§ EXCERPTED RECORDS:
template <int NMT, int NNT, int PM, bool UP = false>
__global__ __launch_bounds__(256, 3) void wgrad3_kernel(const WgradParams P) {
  static_assert(NMT * NNT == 4 || NMT * NNT == 1, "one-tile or 2 x 2-tile blocks");
  constexpr bool TS = NMT * NNT == 4;
  constexpr bool BF = PM >= 1;
  typedef typename ActT<PM>::type TA;
  constexpr int ESZ = sizeof(TA);
  typedef typename RawOf<ESZ>::type RawT;
  constexpr int XWC = 34, CS = BF ? 12 : 16;
  constexpr int QW = BF ? 2 : 4;
  constexpr int UX = TS ? 4 : 6, UY = TS ? 2 : 4;
  constexpr int XPA = UX * 64, NPA = UY * 64;
  const lmn_wgrad_args_t& A = P.a;
  const uint32_t soff = A.seed_ctr ? *A.seed_ctr : 0u;
  extern __shared__ __attribute__((aligned(16))) float smem[];
  float* XS = smem;
  float* YS = smem + NNT * XPA * CS;
  constexpr int USX = TS ? 2 : 3;
  constexpr int SCW = 19, SPA = USX * 64;
  float* S2 = YS + NMT * NPA * CS;
  (void)S2;
  const int tid = threadIdx.x, lane = tid & 63;
  const int wv = __builtin_amdgcn_readfirstlane(tid >> 6);
  const int q = lane >> 4, n = lane & 15;
  const int m_w = TS ? wv / NNT : 0, t_w = TS ? wv % NNT : 0;
  const int mset = blockIdx.y / P.nsets_n, nset = blockIdx.y - mset * P.nsets_n;
  const int mt0 = mset * NMT, nt0 = nset * NNT;
  const int NP = P.TH * 32;
  const int j = tid & 3, pl = tid >> 2;

  const float* tscale[NNT];
  int tC[NNT], tcs[NNT], tflags[NNT], tch0[NNT];
  uint32_t tseed[NNT];
  float tp_[NNT], tik[NNT];
  BufRsrc rx[NNT];
  bool cx[NNT];
#pragma unroll
  for (int t = 0; t < NNT; ++t) {
    const int nt = nt0 + t;
    int sidx = 0;
    while (sidx + 1 < A.nsrc && nt >= P.ntile_off[sidx + 1]) ++sidx;
    tscale[t] = A.src[sidx].scale;
    tC[t] = nt < P.NNTT ? A.src[sidx].C : 0;
    tcs[t] = A.src[sidx].cstride;
    tflags[t] = A.src[sidx].flags;
    tseed[t] = A.src[sidx].drop_seed + soff;
    tp_[t] = A.src[sidx].drop_p;
    tik[t] = P.inv_keep_src[sidx];
    tch0[t] = (nt - P.ntile_off[sidx]) * 16;
    rx[t] = make_rsrc(A.src[sidx].ptr, (unsigned)((int64_t)A.B * (UP ? (A.Hin >> 1) * (A.Win >> 1) : A.Hin * A.Win) * tcs[t] * ESZ));
    cx[t] = tch0[t] + j * 4 < tC[t];
  }
  const BufRsrc ry = make_rsrc(A.dy, (unsigned)((int64_t)A.B * A.Hout * A.Wout * A.dy_cstride * ESZ));

  uint32_t xrc[UX], xo[UX][NNT];
#pragma unroll
  for (int u = 0; u < UX; ++u) {
    const int pix = u * 64 + pl, r = pix / XWC, c = pix - r * XWC;
    xrc[u] = r < P.XH ? (uint32_t)(r << 16 | c) : 0x7fff0000u;
#pragma unroll
    for (int t = 0; t < NNT; ++t) xo[u][t] = (uint32_t)(((r * A.Win + c) * tcs[t] + tch0[t] + j * 4) * ESZ);
  }
  const int yc = pl & 31, yr0 = pl >> 5;
  uint32_t yo0[NMT];
  bool cy[NMT];
#pragma unroll
  for (int m = 0; m < NMT; ++m) {
    const int co = (mt0 + m) * 16 + j * 4;
    cy[m] = (mt0 + m) < P.NMTT && co < A.Cout;
    yo0[m] = (uint32_t)(((yr0 * A.Wout + yc) * A.dy_cstride + (cy[m] ? co : 0)) * ESZ);
  }
  const uint32_t ystep = (uint32_t)(2 * A.Wout * A.dy_cstride * ESZ);

  f32x4 acc[9];
  float bsum = 0.f;
#pragma unroll
  for (int tp = 0; tp < 9; ++tp) acc[tp] = f32x4{0.f, 0.f, 0.f, 0.f};

  RawT vx[UP ? 1 : UX][NNT], vy[UY][NMT];
  RawT vs[UP ? USX : 1][NNT];
  const int tpi = P.tiles_x * P.tiles_y;
  const int hs = A.Hin >> 1, ws = A.Win >> 1;
  const float up_sh = UP ? (float)(hs - 1) / (float)(A.Hin - 1) : 0.f, up_sw = UP ? (float)(ws - 1) / (float)(A.Win - 1) : 0.f;
  auto src_org = [&](int iy0, int ix0, int& ys0, int& xs0) __attribute__((always_inline)) {
    ys0 = (int)(up_sh * (float)(iy0 > 0 ? iy0 : 0));
    xs0 = (int)(up_sw * (float)(ix0 > 0 ? ix0 : 0));
  };
  auto issue = [&](int tile) __attribute__((always_inline)) {
    const int b = tile / tpi, tt = tile - b * tpi;
    const int ty_ = tt / P.tiles_x;
    const int oy0 = ty_ * P.TH, ox0 = (tt - ty_ * P.tiles_x) * 32;
    const int iy0 = oy0 - 1, ix0 = ox0 - 1;
    const int wpix = (b * A.Hin + iy0) * A.Win + ix0;
    if constexpr (UP) {
      int ys0, xs0;
      src_org(iy0, ix0, ys0, xs0);
#pragma unroll
      for (int u = 0; u < USX; ++u) {
        const int sp = u * 64 + pl, sr = sp / SCW, sc = sp - sr * SCW;
        const bool inb = ys0 + sr < hs && xs0 + sc < ws;
#pragma unroll
        for (int t = 0; t < NNT; ++t) {
          const uint32_t off = (uint32_t)((((b * hs + ys0 + sr) * ws + xs0 + sc) * tcs[t] + tch0[t] + j * 4) * ESZ);
          vs[u][t] = raw_load<RawT>(rx[t], (inb && cx[t]) ? off : 0xffffffffu);
        }
      }
    } else {
#pragma unroll
    for (int u = 0; u < UX; ++u) {
      const int r = (int)(xrc[u] >> 16), c = (int)(xrc[u] & 0xffffu);
      const bool inb = (unsigned)(iy0 + r) < (unsigned)A.Hin && (unsigned)(ix0 + c) < (unsigned)A.Win;
#pragma unroll
      for (int t = 0; t < NNT; ++t) {
        const uint32_t off = (uint32_t)(wpix * tcs[t] * ESZ) + xo[u][t];
        vx[u][t] = raw_load<RawT>(rx[t], (inb && cx[t]) ? off : 0xffffffffu);
      }
    }
    }
    const uint32_t ybase = (uint32_t)(((b * A.Hout + oy0) * A.Wout + ox0) * A.dy_cstride * ESZ);
    const bool cok = ox0 + yc < A.Wout;
    const int rlim = (A.Hout - oy0 < P.TH ? A.Hout - oy0 : P.TH) - yr0;
#pragma unroll
    for (int u = 0; u < UY; ++u) {
      const bool inb = cok && 2 * u < rlim;
#pragma unroll
      for (int m = 0; m < NMT; ++m)
        vy[u][m] = raw_load<RawT>(ry, (inb && cy[m]) ? ybase + (uint32_t)u * ystep + yo0[m] : 0xffffffffu);
    }
  };
  float* xl = XS + pl * CS + j * QW;
  float* yl = YS + pl * CS + j * QW;
  auto commit = [&](int tile) __attribute__((always_inline)) {
    const int b = tile / tpi, tt = tile - b * tpi;
    const int ty_ = tt / P.tiles_x;
    const int oy0 = ty_ * P.TH, ox0 = (tt - ty_ * P.tiles_x) * 32;
    if constexpr (UP) {
#pragma unroll
      for (int t = 0; t < NNT; ++t)
#pragma unroll
        for (int u = 0; u < USX; ++u) *reinterpret_cast<f32x4*>(&S2[((t * SPA) + u * 64 + pl) * 16 + j * 4]) = raw_f32(vs[u][t]);
      __syncthreads();
      const int iy0 = oy0 - 1, ix0 = ox0 - 1;
      int ys0, xs0;
      src_org(iy0, ix0, ys0, xs0);
#pragma unroll
      for (int u = 0; u < UX; ++u) {
        const int r = (int)(xrc[u] >> 16), c = (int)(xrc[u] & 0xffffu);
        const int iy = iy0 + r, ix = ix0 + c;
        const bool inb = (unsigned)iy < (unsigned)A.Hin && (unsigned)ix < (unsigned)A.Win;
        int y0, yp, x0, xp;
        float ly0, ly1, lx0, lx1;
        lmn_up_coord(inb ? iy : 0, hs, up_sh, y0, yp, ly0, ly1);
        lmn_up_coord(inb ? ix : 0, ws, up_sw, x0, xp, lx0, lx1);
        const int l00 = inb ? (y0 - ys0) * SCW + (x0 - xs0) : 0;
#pragma unroll
        for (int t = 0; t < NNT; ++t) {
          const float* sp = &S2[(t * SPA + l00) * 16 + j * 4];
          const f32x4 v00 = *reinterpret_cast<const f32x4*>(sp), v01 = *reinterpret_cast<const f32x4*>(sp + xp * 16);
          const f32x4 v10 = *reinterpret_cast<const f32x4*>(sp + yp * SCW * 16), v11 = *reinterpret_cast<const f32x4*>(sp + (yp * SCW + xp) * 16);
          f32x4 w = ly0 * (lx0 * v00 + lx1 * v01) + ly1 * (lx0 * v10 + lx1 * v11);
          if (!inb) w = f32x4{0.f, 0.f, 0.f, 0.f};
          float* dst = xl + (t * XPA + u * 64) * CS;
          if constexpr (BF) *reinterpret_cast<uint2*>(dst) = pk4_bf16(w);
          else *reinterpret_cast<f32x4*>(dst) = w;
        }
      }
    } else {
#pragma unroll
    for (int t = 0; t < NNT; ++t) {
      const bool tf = tflags[t] != 0 || tscale[t] != nullptr;
#pragma unroll
      for (int u = 0; u < UX; ++u) {
        float* dst = xl + (t * XPA + u * 64) * CS;
        if (!tf) {
          if constexpr (ESZ == 2) *reinterpret_cast<u32x2*>(dst) = vx[u][t];
          else if constexpr (BF) *reinterpret_cast<uint2*>(dst) = pk4_bf16(raw_f32(vx[u][t]));
          else *reinterpret_cast<f32x4*>(dst) = raw_f32(vx[u][t]);
          continue;
        }
        f32x4 w = raw_f32(vx[u][t]);
        const int chs = cx[t] ? tch0[t] + j * 4 : 0;
        if (tflags[t] & LMN_SRC_GELU) {
#pragma unroll
          for (int k = 0; k < 4; ++k) w[k] = lmn_gelu(w[k]);
        }
        if (tflags[t] & LMN_SRC_DROP) {
          const int r = (int)(xrc[u] >> 16), c = (int)(xrc[u] & 0xffffu);
          const int gp = (b * A.Hin + oy0 - 1 + r) * A.Win + ox0 - 1 + c;
#pragma unroll
          for (int k = 0; k < 4; ++k) w[k] *= lmn_drop_scale(tseed[t], (uint32_t)(gp * tC[t] + chs + k), tp_[t], tik[t]);
        }
        if (tscale[t]) w *= ld4(tscale[t] + b * tC[t] + chs);
        if constexpr (BF) *reinterpret_cast<uint2*>(dst) = pk4_bf16(w);
        else *reinterpret_cast<f32x4*>(dst) = w;
      }
    }
    }
#pragma unroll
    for (int m = 0; m < NMT; ++m) {
#pragma unroll
      for (int u = 0; u < UY; ++u) {
        float* dst = yl + (m * NPA + u * 64) * CS;
        if (!(A.dy_flags & LMN_SRC_DROP)) {
          if constexpr (ESZ == 2) *reinterpret_cast<u32x2*>(dst) = vy[u][m];
          else if constexpr (BF) *reinterpret_cast<uint2*>(dst) = pk4_bf16(raw_f32(vy[u][m]));
          else *reinterpret_cast<f32x4*>(dst) = raw_f32(vy[u][m]);
          continue;
        }
        f32x4 w = raw_f32(vy[u][m]);
        const int cos = cy[m] ? (mt0 + m) * 16 + j * 4 : 0;
        const int gp = (b * A.Hout + oy0 + 2 * u + yr0) * A.Wout + ox0 + yc;
#pragma unroll
        for (int k = 0; k < 4; ++k) w[k] *= lmn_drop_scale(A.dy_seed + soff, (uint32_t)(gp * A.Cout + cos + k), A.dy_p, P.inv_keep_dy);
        if constexpr (BF) *reinterpret_cast<uint2*>(dst) = pk4_bf16(w);
        else *reinterpret_cast<f32x4*>(dst) = w;
      }
    }
  };

  const int t_begin = (int)(((int64_t)blockIdx.x * P.total_tiles) / gridDim.x);
  const int t_end = (int)(((int64_t)(blockIdx.x + 1) * P.total_tiles) / gridDim.x);
#ifdef LMN_WG_TIMING
  unsigned long long tk0 = LMN_TCLK(), tk_s1 = 0, tk_s2 = 0, tk_s3 = 0, tk_a, tk_b;
#endif
  if (t_begin < t_end) issue(t_begin);
  const int K0 = TS ? 0 : wv, KSTEP = TS ? 1 : 4;
  for (int tile = t_begin; tile < t_end; ++tile) {
#ifdef LMN_WG_TIMING
    tk_a = LMN_TCLK();
#endif
    __syncthreads();
#ifdef LMN_WG_TIMING
    tk_b = LMN_TCLK(); tk_s1 += tk_b - tk_a; tk_a = tk_b;
#endif
    commit(tile);
#ifdef LMN_WG_TIMING
    __builtin_amdgcn_s_waitcnt(0);
    tk_b = LMN_TCLK(); tk_s2 += tk_b - tk_a; tk_a = tk_b;
#endif
    __syncthreads();
    if (tile + 1 < t_end) issue(tile + 1);
#ifdef LMN_WG_TIMING
    tk_b = LMN_TCLK(); tk_s3 += tk_b - tk_a;
#endif
    if constexpr (BF) {
      const uint16_t* xw = reinterpret_cast<const uint16_t*>(XS) + (t_w * XPA + q * 4) * (CS * 2) + n;
      const uint16_t* yw = reinterpret_cast<const uint16_t*>(YS) + (m_w * NPA + q * 4) * (CS * 2) + n;
      auto kfrag = [&](int ks, uint2& av, uint2 (&bv)[9]) __attribute__((always_inline)) {
        const int pix0 = ks * 16, pr = pix0 >> 5, pc0 = pix0 & 31;
        const uint16_t* xp = xw + (pr * XWC + pc0) * (CS * 2);
        const uint16_t* yp = yw + pix0 * (CS * 2);
        uint32_t h[4];
#pragma unroll
        for (int jj = 0; jj < 4; ++jj) {
          h[jj] = yp[jj * CS * 2];
          bsum += __builtin_bit_cast(float, h[jj] << 16);
        }
        av = uint2{h[0] | (h[1] << 16), h[2] | (h[3] << 16)};
#pragma unroll
        for (int tp = 0; tp < 9; ++tp) {
          const uint16_t* xt = xp + ((tp / 3) * XWC + tp % 3) * (CS * 2);
          const uint32_t h0 = xt[0], h1 = xt[CS * 2], h2 = xt[2 * CS * 2], h3 = xt[3 * CS * 2];
          bv[tp] = uint2{h0 | (h1 << 16), h2 | (h3 << 16)};
        }
      };
      int ks = K0;
      for (; (ks + KSTEP) * 16 < NP; ks += 2 * KSTEP) {
        uint2 av0, av1, bv0[9], bv1[9];
        kfrag(ks, av0, bv0);
        kfrag(ks + KSTEP, av1, bv1);
#pragma unroll
        for (int tp = 0; tp < 9; ++tp) acc[tp] = mfma_bf16x2(av0, av1, bv0[tp], bv1[tp], acc[tp]);
      }
      if (ks * 16 < NP) {
        uint2 av, bv[9];
        kfrag(ks, av, bv);
#pragma unroll
        for (int tp = 0; tp < 9; ++tp) acc[tp] = mfma_bf16(av, bv[tp], acc[tp]);
      }
    } else {
      const float* xw = XS + (t_w * XPA + q) * CS + n;
      const float* yw = YS + (m_w * NPA + q) * CS + n;
      for (int ks = K0; ks * 4 < NP; ks += KSTEP) {
        const int pix0 = ks * 4, pr = pix0 >> 5, pc0 = pix0 & 31;
        const float* xp = xw + (pr * XWC + pc0) * CS;
        const float av = yw[pix0 * CS];
        float bv[9];
#pragma unroll
        for (int tp = 0; tp < 9; ++tp) bv[tp] = xp[((tp / 3) * XWC + tp % 3) * CS];
        bsum += av;
#pragma unroll
        for (int tp = 0; tp < 9; ++tp) acc[tp] = __builtin_amdgcn_mfma_f32_16x16x4f32(av, bv[tp], acc[tp], 0, 0, 0);
      }
    }
  }
#ifdef LMN_WG_TIMING
  {
    const unsigned long long tk_e = LMN_TCLK();
    const int bid = blockIdx.y * gridDim.x + blockIdx.x;
    if (tid == 0 && bid < 4096) {
      g_wg_timing[bid * 6 + 0] = tk_s1;
      g_wg_timing[bid * 6 + 1] = tk_s2;
      g_wg_timing[bid * 6 + 2] = tk_s3;
      g_wg_timing[bid * 6 + 3] = tk_e - tk0 - tk_s1 - tk_s2 - tk_s3;
      g_wg_timing[bid * 6 + 4] = tk0;
      g_wg_timing[bid * 6 + 5] = tk_e;
    }
  }
#endif

  constexpr int NT = 9 * NMT * NNT;
  float* pdst = P.partial ? P.partial + ((int64_t)blockIdx.y * gridDim.x + blockIdx.x) * (NT * 256 + NMT * 16) : nullptr;
  if constexpr (TS) {
    const int nt = nt0 + t_w;
    int sidx = 0;
    while (sidx + 1 < A.nsrc && nt >= P.ntile_off[sidx + 1]) ++sidx;
    const int ch = (nt - P.ntile_off[sidx]) * 16 + n;
#pragma unroll
    for (int tp = 0; tp < 9; ++tp)
#pragma unroll
      for (int r = 0; r < 4; ++r) {
        if (pdst) {
          pdst[(((tp * NMT + m_w) * NNT + t_w) * 4 + r) * 64 + lane] = acc[tp][r];
        } else {
          const int co = (mt0 + m_w) * 16 + q * 4 + r;
          if ((mt0 + m_w) < P.NMTT && co < A.Cout && nt < P.NNTT && ch < A.src[sidx].C)
            atomicAdd(wgrad_dst(P, co, sidx, ch, 9) + tp, acc[tp][r]);
        }
      }
    if (t_w == 0) {
      float v = bsum;
      v += __shfl_xor(v, 16, 64);
      v += __shfl_xor(v, 32, 64);
      if (q == 0) {
        const int co = (mt0 + m_w) * 16 + n;
        if (pdst) pdst[NT * 256 + m_w * 16 + n] = v;
        else if (A.db && nset == 0 && co < A.Cout && (mt0 + m_w) < P.NMTT) {
          atomicAdd(A.db + co, v);
          if (A.db2) atomicAdd(A.db2 + co, v);
        }
      }
    }
    return;
  }
  __syncthreads();
  float* s_acc = smem;
  for (int w = 0; w < 4; ++w) {
    if (wv == w) {
#pragma unroll
      for (int tp = 0; tp < 9; ++tp)
#pragma unroll
        for (int r = 0; r < 4; ++r) {
          float* d = &s_acc[(tp * 4 + r) * 64 + lane];
          *d = (w == 0) ? acc[tp][r] : *d + acc[tp][r];
        }
      float v = bsum;
      v += __shfl_xor(v, 16, 64);
      v += __shfl_xor(v, 32, 64);
      if (q == 0) {
        float* d = &s_acc[NT * 256 + n];
        *d = (w == 0) ? v : *d + v;
      }
    }
    __syncthreads();
  }
  if (pdst) {
    for (int i = tid; i < NT * 256 + 16; i += 256) pdst[i] = s_acc[i];
    return;
  }
  for (int i = tid; i < NT * 256; i += 256) {
    const int ln = i & 63, r = (i >> 6) & 3, tp = i >> 8;
    const int co = mt0 * 16 + (ln >> 4) * 4 + r;
    if (mt0 >= P.NMTT || co >= A.Cout || nt0 >= P.NNTT) continue;
    int sidx = 0;
    while (sidx + 1 < A.nsrc && nt0 >= P.ntile_off[sidx + 1]) ++sidx;
    const int ch = (nt0 - P.ntile_off[sidx]) * 16 + (ln & 15);
    if (ch >= A.src[sidx].C) continue;
    atomicAdd(wgrad_dst(P, co, sidx, ch, 9) + tp, s_acc[i]);
  }
  if (A.db && nset == 0 && tid < 16) {
    const int co = mt0 * 16 + tid;
    if (co < A.Cout && mt0 < P.NMTT) {
      atomicAdd(A.db + co, s_acc[NT * 256 + tid]);
      if (A.db2) atomicAdd(A.db2 + co, s_acc[NT * 256 + tid]);
    }
  }
}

§ ACTIVITY:
Starting at the top of the data above, repeat every line exactly until the line containing "constexpr bool BF = PM >= 1;" has been given, then stop.

§ TASK ANSWER:
template <int NMT, int NNT, int PM, bool UP = false>
__global__ __launch_bounds__(256, 3) void wgrad3_kernel(const WgradParams P) {
  static_assert(NMT * NNT == 4 || NMT * NNT == 1, "one-tile or 2 x 2-tile blocks");
  constexpr bool TS = NMT * NNT == 4;
  constexpr bool BF = PM >= 1;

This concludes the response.